# superbowl '07



## fargodawg (Sep 20, 2005)

I am in charge of our board at work again this year,

here are the details if anyone is interested

$20/square
$400/quarter and $400 for final score

copies of the board will be emailed to anyone who is involved

pm me if you are interested

thought maybe there would be some interest here


----------



## HUNTNFISHND (Mar 16, 2004)

$20/square! Holy Shiiite! That's pretty steeeep! :-?

I never win anyway. :eyeroll:


----------



## Tator (Dec 10, 2005)

send me a square


----------



## fargodawg (Sep 20, 2005)

tator you're in, I will send you or bring you a copy when the board (usually fills the week before the game) is full and the numbers are drawn, I will get your money at the same time.

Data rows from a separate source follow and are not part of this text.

template <int N, int FMT_A, int FMT_B, bool LAST_USE = false, bool BLOCKS = false>
__device__ __forceinline__ void load_window_first_pass_order(const void* src_a, const void* src_b, float gain_a, float gain_b,
                                                             int lane, float (&x)[Geo<N>::P], const BlockStream bs = BlockStream{}, const bool a_stream = false,
                                                             const BlockStream bs_a = BlockStream{})
{
    typedef Geo<N> G;
    static_assert(G::IDIG == 4 && G::GA == 4, "split sizes: 256 first-pass items, 4 per lane");
    const unsigned low = (unsigned) rev4<G::IDIG>(lane);
    const unsigned off_a = low * (unsigned) sample_bytes(FMT_A), off_b = low * (unsigned) sample_bytes(FMT_B);
#pragma unroll
    for (int g = 0; g < G::GA; g++) {
#pragma unroll
        for (int j = 0; j < G::RA; j++) {
            const int r = (G::RA == 4) ? j : (G::RA == 8) ? ((j >> 1) + 4 * (j & 1)) : ((j >> 2) + 4 * (j & 3));
            const bool second = r >= G::RA / 2;
            const int k = g + G::ITEMS_A * (second ? r - G::RA / 2 : r);
            if constexpr (BLOCKS) {
                if (second) {
                    x[g * G::RA + j] = widen_one<FMT_B, LAST_USE>(stream_sample<sample_bytes(FMT_B)>(bs, (int) low + k));
                    continue;
                }
                if (a_stream) {
                    x[g * G::RA + j] = widen_one<FMT_A, LAST_USE>(stream_sample<sample_bytes(FMT_A)>(bs_a, (int) low + k));
                    continue;
                }
            }
            const char* at = static_cast<const char*>(second ? src_b : src_a) + (second ? off_b : off_a) + k * sample_bytes(second ? FMT_B : FMT_A);
            x[g * G::RA + j] = second ? widen_one<FMT_B, LAST_USE>(at) : widen_one<FMT_A, LAST_USE>(at);
        }
    }
    if (gain_a != 1.0f || gain_b != 1.0f) {
#pragma unroll
        for (int g = 0; g < G::GA; g++)
#pragma unroll
            for (int j = 0; j < G::RA; j++) {
                const int r = (G::RA == 4) ? j : (G::RA == 8) ? ((j >> 1) + 4 * (j & 1)) : ((j >> 2) + 4 * (j & 3));
                x[g * G::RA + j] *= (r >= G::RA / 2) ? gain_b : gain_a;
            }
    }
}

struct FlatProd { double mant; int exp; };

__device__ __forceinline__ FlatProd fp_mul(FlatProd a, double m)
{
    const double p = a.mant * m;
    FlatProd r;
    r.exp = a.exp + __builtin_amdgcn_frexp_exp(p);
    r.mant = __builtin_amdgcn_frexp_mant(p);
    return r;
}
__device__ __forceinline__ FlatProd fp_mul2(FlatProd a, FlatProd b)
{
    const double p = a.mant * b.mant;
    FlatProd r;
    r.exp = a.exp + b.exp + __builtin_amdgcn_frexp_exp(p);
    r.mant = __builtin_amdgcn_frexp_mant(p);
    return r;
}

template <int N> struct LagSearch {
    float lag, run, carry, best;
    int first, best_i;
    bool done;
    __device__ __forceinline__ void begin()
    {
        lag = -1.0f;
        run = 0.0f;
        carry = 0.0f;
        first = 0x7fffffff;
        done = false;
        best = 100.0f; best_i = 0x7fffffff;
    }
    __device__ __forceinline__ void block(int lane, int blk, float v)
    {
        const int s_ = 64 * blk + lane;
        const float addend = (s_ == 0) ? 0.0f : v;
        float sm = lane == 0 ? run + addend : addend;
#pragma unroll
        for (int k = 1; k < 64; k++)
            asm volatile("s_nop 1\n\tv_add_f32_dpp %0, %0, %1 wave_shr:1 row_mask:0xf bank_mask:0xf" : "+v"(sm) : "v"(addend));
        run = __int_as_float(__builtin_amdgcn_readlane(__float_as_int(sm), 63));
        const float c_ = (sm != 0.0f) ? v / sm : 0.0f;
        const float p_ = shift_up1(c_, carry);
        carry = __int_as_float(__builtin_amdgcn_readlane(__float_as_int(c_), 63));
        if (s_ >= 2 && c_ < best) { best = c_; best_i = s_; }
        if (first == 0x7fffffff) {
            const unsigned long long hit = wave_ballot(c_ < 0.01f) & (blk == 0 ? ~3ull : ~0ull);
            if (hit) first = 64 * blk + (int) __builtin_ctzll(hit);
        }
        if (first != 0x7fffffff) {
            const int k0 = first + 1 - 64 * blk;
            const unsigned long long st = wave_ballot(!(c_ < p_)) & (k0 <= 0 ? ~0ull : (k0 >= 64 ? 0ull : ~0ull << k0));
            if (st) {
                const int src = (int) __builtin_ctzll(st);
                const float pc = lane_get(p_, src), cc = lane_get(c_, src);
                const int sstar = 64 * blk + src;
                lag = (pc <= cc) ? (float) (sstar - 1) : (float) sstar;
                done = true;
            }
        }
    }
    __device__ __forceinline__ float finish(int lane, float v_end)
    {
        if (!done) {
            if (first != 0x7fffffff) {
                float cn = 0.0f;
                if (lane == 0) { run += v_end; cn = (run != 0.0f) ? v_end / run : 0.0f; }
                cn = __int_as_float(__builtin_amdgcn_readfirstlane(__float_as_int(cn)));
                lag = (carry <= cn) ? (float) (N - 1) : (float) N;
            } else {
#pragma unroll
                for (int o = 32; o > 0; o >>= 1) {
                    const float ov = __shfl_xor(best, o, 64);
                    const int oi = __shfl_xor(best_i, o, 64);
                    if (ov < best || (ov == best && oi < best_i)) { best = ov; best_i = oi; }
                }
                lag = best_i == 0x7fffffff ? -1.0f : (float) best_i;
            }
        }
        return lag;
    }
};

template <int N> struct Occ {
    static constexpr int WAVES_PER_SIMD = N <= 512 ? 8 : (N <= 1024 ? 4 : 2);
    static constexpr int MAX_THREADS = 512;
};

template <int N> struct FrameLds {
    static constexpr bool WIDE = N == 4096;
    static constexpr int TW_ENTRIES = WIDE ? CompactTw<N>::ENTRIES : N;
    static constexpr int WIDE_TURN_ENTRY = WIDE ? CompactTw<N>::OFF_GAP : 0;
    __host__ __device__ static constexpr int prev_floats(bool direct) { return (direct || WIDE) ? 0 : Geo<N>::BIMG + (Geo<N>::BQ ? 0 : 4); }
    __host__ __device__ static constexpr size_t bytes(int ch, int k, bool direct)
    {
        return sizeof(f2) * TW_ENTRIES + (size_t) ch * sizeof(float) * prev_floats(direct) + (size_t) ch * k * Geo<N>::BUF_BYTES;
    }
};
static_assert(FrameLds<4096>::bytes(1, 8, false) <= 160 * 1024 && FrameLds<4096>::bytes(8, 1, true) <= 160 * 1024, "eight 4096-point wavefronts per CU");

template <int N, bool DIRECT = false, bool HOIST = false, bool WIDE = false, bool BLOCKS = false> struct FrameWave {
    typedef Geo<N> G;
    static constexpr int M = G::M, P = G::P, U = G::U, HALF = N / 2;

    const FrameParams& p;
    const f2* tw;
    __device__ __forceinline__ TwGlobal tw_global() const { return TwGlobal{reinterpret_cast<const f2*>(p.tw), p.tw_quarter_turn != 0, f2{p.tw_at_quarter[0], p.tw_at_quarter[1]}}; }
    const TwRegs<N>* twr;
    float* prev;
    int*   turn;
    f2*    cbuf;
    float* rbuf;
    FramePart* fpl;
    double nyquist, rnyq, frpb;
    float  scale;
    int    c, T, t;

    struct HarmonicSpectrum { float hre[U]; float left2, left1, right1; double sum, max; };

    struct Sources { const void* a; const void* b; float gain_a, gain_b; int fmt_a, fmt_b; BlockStream bs, bs_a; bool a_stream; };
    __device__ __forceinline__ Sources sources() const
    {
        const size_t esz = (size_t) sample_bytes(p.sample_format);
        const unsigned char* in = static_cast<const unsigned char*>(p.in);
        Sources s;
        s.fmt_a = s.fmt_b = p.sample_format;
        if constexpr (BLOCKS) {
            const BlockStream base{p.blk_carry_in + (size_t) c * (size_t) p.blk_carry_row_bytes, in + (size_t) c * (size_t) p.blk_in_row_bytes,
                                   p.blk_carry_bytes, p.blk_in_row_bytes};
            const long long hop_bytes = (long long) HALF * (long long) esz;
            const int tt = DIRECT ? 0 : __builtin_amdgcn_readfirstlane(t);
            s.bs = stream_from(base, (long long) (p.blk_hop0 + tt) * hop_bytes);
            s.b = nullptr; s.gain_b = p.gain;
            s.a_stream = !DIRECT && tt > 0;
            if (DIRECT || tt == 0) { s.a = p.tail_in + (size_t) c * HALF; s.fmt_a = FX_SAMPLE_F32; s.gain_a = 1.0f; s.bs_a = s.bs; }
            else        { s.a = nullptr; s.gain_a = p.gain; s.bs_a = stream_from(base, (long long) (p.blk_hop0 + tt - 1) * hop_bytes); }
            return s;
        }
        s.a_stream = false;
        if (p.hop_mode) {
            s.gain_a = s.gain_b = p.gain;
            const size_t row = (size_t) c * (size_t) (p.in_hop_stride ? p.in_hop_stride : T) + (size_t) p.in_hop0;
            s.b = in + (row + t) * HALF * esz;
            if (t == 0) { s.a = p.tail_in + (size_t) c * HALF; s.fmt_a = FX_SAMPLE_F32; s.gain_a = 1.0f; }
            else        s.a = in + (row + (t - 1)) * HALF * esz;
        } else {
            s.gain_a = s.gain_b = 1.0f;
            s.a = in + ((size_t) c * T + t) * N * esz;
            s.b = static_cast<const unsigned char*>(s.a) + HALF * esz;
        }
        return s;
    }

    template <bool LAST_USE = false>
    __device__ __forceinline__ void load_raw(int lane, float (&x)[P]) const
    {
        asm volatile("" ::: "memory");
        const Sources s = sources();
        FX_FORMATS(s.fmt_a, s.fmt_b, (load_window_first_pass_order<N, FA, FB, LAST_USE, BLOCKS>(s.a, s.b, s.gain_a, s.gain_b, lane, x, s.bs, s.a_stream, s.bs_a)));
    }

    __device__ __forceinline__ double load_frame(int lane) const
    {
FX_MARK("load");
        double ssq = 0.0;
        {
            float* tail_dst = (t == T - 1) ? p.tail_out + (size_t) c * HALF : nullptr;
            const Sources sr = sources();
            const void* src_a = sr.a; const void* src_b = sr.b;
            const float gain_a = sr.gain_a, gain_b = sr.gain_b;
            if constexpr (N >= 512) {
                FX_FORMATS(sr.fmt_a, sr.fmt_b, (ssq = load_window<N, FA, FB, BLOCKS>(src_a, src_b, gain_a, gain_b, rbuf, tail_dst, lane, sr.bs, sr.a_stream, sr.bs_a)));
            } else {
                load_half<N, HALF>(src_a, sr.fmt_a, gain_a, gain_a != 1.0f, rbuf, 0, nullptr, lane);
                load_half<N, HALF>(src_b, sr.fmt_b, gain_b, gain_b != 1.0f, rbuf, HALF, tail_dst, lane);
            }
            wave_fence();
        }
        return ssq;
    }

    __device__ __forceinline__ double sum_squares(int lane, float (&xr)[P]) const
    {
FX_MARK("rms");
#pragma unroll
        for (int g = 0; g < G::GA; g++)
#pragma unroll
            for (int j = 0; j < G::RA; j++) xr[g * G::RA + j] = (rbuf + first_pass_rbase<N>(lane, g))[first_pass_rstep<N>(j)];
        wave_fence();
        double s = 0.0;
#pragma unroll
        for (int i = 0; i < P; i++) s += (double) (xr[i] * xr[i]);
        s = wave_sum(s);
        if (lane == 0) fpl->sum_sq = s;
        return s;
    }

    static __device__ __forceinline__ float exact_log_rms(double sum_sq)
    {
        const float rms = (float) sqrt(sum_sq / (double) N);
        return (float) log10((double) (rms * 9.0f + 1.0f));
    }

    __device__ __forceinline__ float gate_threshold(double sum_sq, const float (&re)[U]) const
    {
#ifdef FX_EXP_WIDE_BAND
        const float rel = 0.5f, abs_ = 0.5f;
#else
        const float rel = 1e-4f, abs_ = 4e-6f;
#endif
        const float rms_a = __builtin_amdgcn_sqrtf((float) (sum_sq * (1.0 / (double) N)));
        const float log_a = __builtin_amdgcn_logf(rms_a * 9.0f + 1.0f) * 0.30103f;
        const float eps_lo = 0.01f * (log_a * (1.0f - rel) - abs_);
        const float eps_hi = 0.01f * (log_a * (1.0f + rel) + abs_);
        const float t_lo = __builtin_amdgcn_sqrtf(fmaxf(eps_lo, 0.0f)) * (1.0f - 1e-6f);
        const float t_hi = __builtin_amdgcn_sqrtf(eps_hi) * (1.0f + 1e-6f);
        bool inside = false;
#pragma unroll
        for (int j = 0; j < U; j++) inside |= (fabsf(re[j]) > t_lo) && !(fabsf(re[j]) > t_hi);
        if (!wave_any(inside)) return t_hi;
        const double eps = 0.01 * (double) exact_log_rms(sum_sq);
        float t = (float) sqrt(eps);
        const float up = __uint_as_float(__float_as_uint(t) + 1u);
        if ((double) t * (double) t > eps) t = __uint_as_float(__float_as_uint(t) - 1u);
        else if ((double) up * (double) up <= eps) t = up;
        return t;
    }

    __device__ __forceinline__ void flatness_local(const float (&re)[U], float tg, FlatProd& loc, int& emin, int& emax) const
    {
        loc = FlatProd{0.5, 1};
        emin = 1; emax = 1;
#pragma unroll
        for (int j = 0; j < U; j++) {
            const double v = (double) re[j];
            const double mag = v * v;
            if (fabsf(re[j]) > tg) {
                loc = fp_mul(loc, mag);
                emin = loc.exp < emin ? loc.exp : emin;
                emax = loc.exp > emax ? loc.exp : emax;
            }
        }
    }
    __device__ __forceinline__ double flatness_product(int lane, const float (&re)[U], float tg, FlatProd loc, int emin, int emax) const
    {
FX_MARK("flatprod");
        FlatProd inc = loc;
#define FX_FP_STEP(CTRL, ROW_MASK) { FlatProd nb; nb.mant = dpp_d<CTRL, ROW_MASK>(0.5, inc.mant); nb.exp = dpp_i<CTRL, ROW_MASK>(1, inc.exp); inc = fp_mul2(nb, inc); }
        FX_FP_STEP(DPP_ROW_SHR1, 0xF)
        FX_FP_STEP(DPP_ROW_SHR2, 0xF)
        FX_FP_STEP(DPP_ROW_SHR4, 0xF)
        FX_FP_STEP(DPP_ROW_SHR8, 0xF)
        FX_FP_STEP(DPP_BCAST15, 0xA)
        FX_FP_STEP(DPP_BCAST31, 0xC)
#undef FX_FP_STEP
        FlatProd exc;
        exc.mant = shift_up1(inc.mant, 0.5);
        exc.exp = shift_up1(inc.exp, 1);
        const unsigned long long risky_lanes = wave_ballot(exc.exp + emax >= 1025) | wave_ballot(exc.exp + emin - 1 <= -1022);
        if (risky_lanes == 0)
            return ldexp(bcast63(inc.mant), __builtin_amdgcn_readlane(inc.exp, 63));
        const int owner = (int) __builtin_ctzll(risky_lanes);
        double pr = ldexp(lane_get(exc.mant, owner), lane_get(exc.exp, owner));
        double factor[U];
#pragma unroll
        for (int j = 0; j < U; j++) {
            const double v = (double) re[j];
            const double mag = v * v;
            factor[j] = fabsf(re[j]) > tg ? mag : 1.0;
        }
        for (int l = owner; l < 64; l++) {
            double mine = pr;
#pragma unroll
            for (int j = 0; j < U; j++) mine *= factor[j];
            pr = lane_get(mine, l);
            if (pr == 0.0 || pr == __builtin_huge_val()) break;
        }
        return pr;
    }

    __device__ __forceinline__ void spectral(int lane, const float (&xr)[P], double sum_sq) const
    {
        float spec_aux = 0.0f;
FX_MARK("spec_fft");
        lane = FX_OPQ(0, lane);
        {
            float xw[P];
#pragma unroll
            for (int g = 0; g < G::GA; g++) {
                const float base = (float) rev4<G::IDIG>(lane + 64 * g) * (2.0f / N);
                const float nbase = 1.0f - base;
#pragma unroll
                for (int j = 0; j < G::RA; j++) {
                    const int r = (G::RA == 4) ? j : (G::RA == 8) ? ((j >> 1) + 4 * (j & 1)) : ((j >> 2) + 4 * (j & 3));
                    const float gain = r < G::RA / 2 ? base + (float) r * (2.0f / G::RA)
                                                     : nbase - (float) (r - G::RA / 2) * (2.0f / G::RA);
                    xw[g * G::RA + j] = xr[g * G::RA + j] * gain;
                }
            }
            spec_aux = fft_from_regs<N, false, OUT_RE_LOW_MAXABS, WIDE>(xw, cbuf, tw, p.first_tw, lane, 0.0f, nullptr, twr, tw_global());
        }
        FX_STOP(6, FX_KEEP(spec_aux); return);
FX_MARK("spec_sums");
        {
            float re[U];
            float maxabs = spec_aux;
            lds_load_block<U>(reinterpret_cast<const float*>(cbuf) + bimg<N>(U * lane), re);
            const float tg = gate_threshold(sum_sq, re);
            double Ts = 0.0, Vs = 0.0, Ws = 0.0, t_after = 0.0;
            double flat_sum = 0.0;
            float max_re = 0.0f;
            int cnt = 0;
            constexpr int LQ = (M / 5) / U, LR = (M / 5) % U;
#pragma unroll
            for (int j = U - 1; j >= 0; j--) {
                const double v = (double) re[j];
                const double mag = v * v;
                Ts += mag;
                if (j >= 1) { Vs += Ts; Ws += Vs; }
                if (j == LR + 1) t_after = Ts;
                const bool gate = fabsf(re[j]) > tg;
                cnt += __builtin_popcountll(wave_ballot(gate));
                if (gate) flat_sum += mag;
                max_re = fmaxf(max_re, fabsf(re[j]));
            }
            FlatProd floc; int femin, femax;
            if constexpr (!G::SPLIT) flatness_local(re, tg, floc, femin, femax);
            const double ul = (double) (U * lane);
            double mag_sum = Ts;
            double b1 = ul * Ts + Vs;
            double b2 = (ul * ul) * Ts + ((ul + ul) * Vs + ((Ws + Ws) - Vs));
            double lhr = lane < LQ ? Ts : (lane == LQ ? Ts - t_after : 0.0);
            wave_sum4(lane, mag_sum, b1, b2, lhr);
            max_re = wave_maxf(max_re);
            const double max_mag = (double) max_re * (double) max_re;
            maxabs = wave_maxf(maxabs);
            const bool accepted = mag_sum > 0.05;

            FX_STOP(7, FX_KEEP(mag_sum); FX_KEEP(b1); FX_KEEP(b2); FX_KEEP(lhr); FX_KEEP(max_mag); FX_KEEP(maxabs); FX_KEEP(flat_sum); FX_KEEP(cnt);
                       FX_KEEP(floc.mant); FX_KEEP(floc.exp); FX_KEEP(femin); FX_KEEP(femax); return);
FX_MARK("flux");
            double flux = 0.0;
            {
                float pvf[U];
                if constexpr (DIRECT) {
                    float* state = p.prev_re + (size_t) c * M + U * lane;
                    lds_load_block<U>(state, pvf);
                    if (accepted) lds_store_block<U>(state, re);
                } else if constexpr (WIDE) {
                    while (__hip_atomic_load(turn, __ATOMIC_ACQUIRE, __HIP_MEMORY_SCOPE_WORKGROUP) != t)
                        __builtin_amdgcn_s_sleep(1);
                    float* state = p.prev_re + (size_t) c * M + U * lane;
                    lds_load_block<U>(state, pvf);
                    if (accepted) lds_store_block<U>(state, re);
                    __builtin_amdgcn_fence(__ATOMIC_RELEASE, "workgroup");
                    if (lane == 0) __hip_atomic_store(turn, t + 1, __ATOMIC_RELEASE, __HIP_MEMORY_SCOPE_WORKGROUP);
                } else {
                    while (__hip_atomic_load(turn, __ATOMIC_ACQUIRE, __HIP_MEMORY_SCOPE_WORKGROUP) != t)
                        __builtin_amdgcn_s_sleep(1);
                    lds_load_block<U>(prev + bimg<N>(U * lane), pvf);
                    if (accepted) lds_store_block<U>(prev + bimg<N>(U * lane), re);
                    __builtin_amdgcn_fence(__ATOMIC_RELEASE, "workgroup");
                    if (lane == 0) __hip_atomic_store(turn, t + 1, __ATOMIC_RELEASE, __HIP_MEMORY_SCOPE_WORKGROUP);
                }
#pragma unroll
                for (int j = 0; j < U; j++) {
                    const double pv = (double) pvf[j];
                    const double v = (double) re[j];
                    const double diff = v * v - pv * pv;
                    flux += fmax(diff, 0.0);
                }
            }
            FX_STOP(8, FX_KEEP(mag_sum); FX_KEEP(b1); FX_KEEP(b2); FX_KEEP(lhr); FX_KEEP(max_mag); FX_KEEP(maxabs); FX_KEEP(flat_sum); FX_KEEP(cnt);
                       FX_KEEP(floc.mant); FX_KEEP(floc.exp); FX_KEEP(femin); FX_KEEP(femax); FX_KEEP(flux); return);
            lane = FX_OPQ(1, lane);
            if constexpr (G::SPLIT) flatness_local(re, tg, floc, femin, femax);
            const double prod = flatness_product(lane, re, tg, floc, femin, femax);
            FX_STOP(9, FX_KEEP(mag_sum); FX_KEEP(b1); FX_KEEP(b2); FX_KEEP(lhr); FX_KEEP(max_mag); FX_KEEP(maxabs); FX_KEEP(flat_sum); FX_KEEP(cnt);
                       FX_KEEP(prod); FX_KEEP(flux); return);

I always think of it as trying to buy a lot of hunting supplies for $20, or at least that is how I justify to the wife


----------



## Springer (Dec 21, 2004)

There is a $100 board in Grafton. 
That is steep.


----------



## fox412 (Mar 18, 2005)

Just think about a $100 dollars a square though. We had a board that was $100 per square winner take all at the end of the game. Thats right $10,000 to the winner. A lot of guys would share squares some would split them 4 ways. I never won but my best bud did one year. That hundred bucks ended up paying off his truck.


----------



## fargodawg (Sep 20, 2005)

20 spots left, we are going to have it full, by next friday (26th) so we can get the numbers out. Let me know if there is interest.


----------



## Tator (Dec 10, 2005)

i'm interested


----------



## fargodawg (Sep 20, 2005)

tator you are on the board once. so is 870


----------